The following script generates random polytopes for dimensions d = 5, 10, 15, 20 and defines the integrand function f. Then computes the exact value of the integral of f over each polytope using SimplicialCubature and geometry. In the sequel, we approximate that integral with volesti.

for (d in seq(from = 5, to = 20, by = 5)) {
       P = gen_rand_vpoly(d, 2 * d, generator = list("seed" = 127))
       tim1 = system.time({ 
           triang = try(geometry::delaunayn(P@V))
           f = function(x) { sum(x^2) + (2 * x[1]^2 + x[2] + x[3]) }
           I1 = 0
           for (i in 1:dim(triang)[1]) {
               I1 = I1 + SimplicialCubature::adaptIntegrateSimplex(f, 
               t(P@V[triang[i,], ]))$integral
           } 
    })
    tim2 = system.time({ 
        num_of_points = 5000
        points = sample_points(P, random_walk = list("walk" = "BiW", 
            "walk_length" = 1, "seed" = 5), n = num_of_points)
        int = 0
        for (i in 1:num_of_points){
            int = int + f(points[, i])
        }
        V = volume(P, settings = list("error" = 0.05, "seed" = 5))
        I2 = (int * V) / num_of_points 
    })
    cat(d, I1, I2, abs(I1 - I2) / I1, tim1[3], tim2[3], "\n")
   }

and we obtain the following results,

5   0.02738404    0.02446581    0.1065667   0.023    3.983 
10  3.224286e-06  3.204522e-06  0.00612976  3.562    11.95 
15  4.504834e-11  4.867341e-11  0.08047068  471.479  33.256 
20  halts         1.140189e-16  -           -        64.058

Notice that the pattern is similar to volume computation. For d = 5, 10 the exact computation with SimplicialCubature is faster than the approximate with volesti. For d = 15, volesti is 13 times faster and for d = 20 the exact approach halts while volesti returns an estimation in about a minute. The reason is that the run-times of both the computation of the Delaunay triangulation with package geometry and the exact computation of the integral with SimplicialCubature grow exponentially with the dimension. On the other hand, the run-time of volesti grows polynomially with the dimension.

Conclusions

In this blog post we compared volesti with five R packages in certain challenging computational problems:

  1. sampling from polytope,
  2. volume computation of polytopes and
  3. computing the integral of a function over a polytope.

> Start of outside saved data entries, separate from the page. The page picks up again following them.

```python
class ChainCfg(C.Structure):
    _fields_ = [("prior_kind", C.c_int32), ("prior_scale", C.c_double * MAX_LAYERS), ("w_bound", C.c_double),
                ("temperature", C.c_double), ("lik_temp", C.c_double), ("sigma_given", C.c_int32),
                ("sigma", C.c_double * MAX_TARGETS), ("cur_loglik", C.c_double), ("cur_logprior", C.c_double),
                ("cur_sigma", C.c_double * MAX_TARGETS), ("force_f32", C.c_int32), ("n_candidates", C.c_int32),
                ("schedule", C.c_int32), ("reserved_", C.c_int32), ("sigma_mult", C.POINTER(C.c_double)),
                ("hastings", C.POINTER(C.c_double)), ("prior_scale_w", C.POINTER(C.c_double)),
                ("slope_idx", C.POINTER(C.c_int32)), ("slope_delta", C.POINTER(C.c_double)),
                ("cur_slopes", C.c_double * MAX_LAYERS), ("n_slopes", C.c_int32), ("slope_term_in_prior", C.c_int32)]


class ChainResult(C.Structure):
    _fields_ = [("loglik", C.c_double), ("logprior", C.c_double), ("sigma", C.c_double * MAX_TARGETS),
                ("n_accepted", C.c_int64), ("n_passes", C.c_int32), ("n_candidates", C.c_int32),
                ("n_void_passes", C.c_int32), ("schedule", C.c_int32), ("temperature", C.c_double),
                ("iterations_done", C.c_int32), ("overflow", C.c_int32), ("slopes", C.c_double * MAX_LAYERS)]


class GeneralCfg(C.Structure):
    _fields_ = [("proposal_kind", C.c_int32), ("M", C.c_int32), ("idx", C.POINTER(C.c_int32)), ("val", C.POINTER(C.c_double)),
                ("cnt", C.POINTER(C.c_int32)), ("h_idx", C.POINTER(C.c_int32)), ("h_val", C.POINTER(C.c_double)),
                ("h_fac", C.POINTER(C.c_double)), ("h_cnt", C.POINTER(C.c_int32)), ("layer_mask", C.POINTER(C.c_int32)),
                ("ind_inout", C.POINTER(C.c_double)), ("ind_ptr", C.POINTER(C.c_int32)), ("ind_pos", C.POINTER(C.c_int32)),
                ("prior_ind1", C.c_double), ("has_indicator_prior", C.c_int32), ("reserved_", C.c_int32),
                ("find_inout", C.POINTER(C.c_double)), ("feature_means", C.POINTER(C.c_double)),
                ("find_ptr", C.POINTER(C.c_int32)), ("find_pos", C.POINTER(C.c_int32)), ("find_use", C.POINTER(C.c_int32))]


PROP_NORMAL, PROP_UNIFORM, PROP_FIXED_NORMAL, PROP_NORMAL_NORMALIZED = 0, 1, 2, 3


class ChainJob(C.Structure):
    _fields_ = [("ctx", C.c_void_p), ("cfg", C.POINTER(ChainCfg)), ("W_inout", C.POINTER(C.c_double)),
                ("mask_packed", C.POINTER(C.c_double)), ("M", C.c_int32), ("chain_id", C.c_int32),
                ("idx", C.POINTER(C.c_int32)), ("delta", C.POINTER(C.c_double)), ("cnt", C.POINTER(C.c_int32)),
                ("log_u", C.POINTER(C.c_double)), ("out_accepted", C.POINTER(C.c_uint8)),
                ("out_loglik_prop", C.POINTER(C.c_double)), ("out_logprior_prop", C.POINTER(C.c_double)),
                ("out_state", C.POINTER(C.c_double)), ("out_cold_w", C.POINTER(C.c_double)),
                ("result", C.POINTER(ChainResult))]
# ... 125 lines not shown
```

### npbnn_amd/backend.py

```python
import ctypes as C
import os
from operator import is_ as _is
from time import perf_counter as _now

import numpy as np

from . import _capi as capi


_PACKED_VIEWS = {}


def note_packed_views(layers, base):
    if len(_PACKED_VIEWS) >= 32:
        _PACKED_VIEWS.clear()
    _PACKED_VIEWS[id(layers[0])] = (tuple(layers), base)


def pack_weights(weights):
    first = weights[0]
    known = _PACKED_VIEWS.get(id(first))
    if known is not None and len(known[0]) == len(weights) and all(map(_is, known[0], weights)):
        return known[1].copy()
    base = getattr(first, "base", None)
# ... 444 lines not shown
        k = self.arch.n_targets
        if sigma is not None:
            for j, v in enumerate(np.broadcast_to(sigma, (k,))):
                cfg.sigma[j] = float(v)
        if cur_sigma is not None:
            for j, v in enumerate(np.broadcast_to(cur_sigma, (k,))):
                cfg.cur_sigma[j] = float(v)
        cfg.cur_loglik, cfg.cur_logprior = float(cur_loglik), float(cur_logprior)
        cfg.n_candidates = int(n_candidates)
        cfg.schedule = int(schedule)
        cfg.force_f32 = 0
        if sigma_mult is not None:
            cfg._keep = (capi.as_f64(sigma_mult), capi.as_f64(hastings))
            cfg.sigma_mult, cfg.hastings = capi.dptr(cfg._keep[0]), capi.dptr(cfg._keep[1])
        else:
            cfg._keep = None
            cfg.sigma_mult = cfg.hastings = None

    def _result_dict(self, res):
        k = self.arch.n_targets
        return dict(loglik=res.loglik, logprior=res.logprior, sigma=np.array(res.sigma[:k]) if k else _NO_SIGMA,
                    n_accepted=res.n_accepted, n_passes=res.n_passes, n_candidates=res.n_candidates,
                    n_void_passes=res.n_void_passes, schedule=res.schedule, temperature=res.temperature,
                    iterations_done=res.iterations_done, overflow=res.overflow, slopes=res.slopes)

    def chain_run(self, weights, idx, delta, cnt, log_u, prior_kind, prior_scale, w_bound, temperature, lik_temp,
                  cur_loglik, cur_logprior, cur_sigma=None, sigma=None, mask=None, n_candidates=0, schedule=0, sigma_mult=None,
                  hastings=None, slopes=None, fixed_slopes=None):
        w = pack_weights(weights) if isinstance(weights, (list, tuple)) else capi.as_f64(weights).copy()
        K, M = idx.shape
        cfg = self.__dict__.get("_chain_cfg")
        if cfg is None:
            cfg = self._chain_cfg = capi.ChainCfg()
            self._chain_res = capi.ChainResult()
        self._fill_chain_cfg(cfg, prior_kind, prior_scale, w_bound, temperature, lik_temp, cur_loglik, cur_logprior,
                             cur_sigma, sigma, n_candidates, schedule, sigma_mult, hastings, slopes, fixed_slopes)
        m = None if mask is None else (pack_weights(mask) if isinstance(mask, (list, tuple)) else capi.as_f64(mask))
        if idx.dtype != np.int32 or not idx.flags.c_contiguous:
            idx = np.ascontiguousarray(idx, dtype=np.int32)
        if cnt.dtype != np.int32 or not cnt.flags.c_contiguous:
            cnt = np.ascontiguousarray(cnt, dtype=np.int32)
        delta = capi.as_f64(delta)
        log_u = capi.as_f64(log_u)
        acc = np.empty(K, dtype=np.uint8)
        llp, lpp = np.empty(K), np.empty(K)
        res = self._chain_res
        run = capi.chain_run_by_address(self._lib)
# ... 219 lines not shown
```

We found volesti faster in all cases as the dimension grows. Especially in the cases where the exact algorithms halt (for dimensions larger than 20), volesti takes a few seconds or minutes to estimate the desired quantity. The reasons behind this success is the efficient geometric random walks implemented in volesti and the fast randomized approximation algorithms for volume computation.

Computational details

The results in this blog were obtained using R 3.4.4 and R 3.6.3 and volesti 1.1.2. The versions of the imported by volesti packages are stats 3.4.4 and methods 3.4.4; of the linked by volesti packages, Rcpp 1.0.3, BH 1.69.0.1, RcppEigen 0.3.3.7.0, and the suggested package testthat 2.0.1. For comparison with volesti and plots, geometry 0.4.5, hitandrun 0.5.5, SimplicialCubature 1.2, ggplot2 3.1.0, plotly 4.8.0, rgl 0.100.50, coda 0.19.4. All packages used are available from CRAN.

All computations were performed on a PC with Intel Pentium(R) CPU G4400 @ 3.30GHz x 2 CPU, 16GB RAM.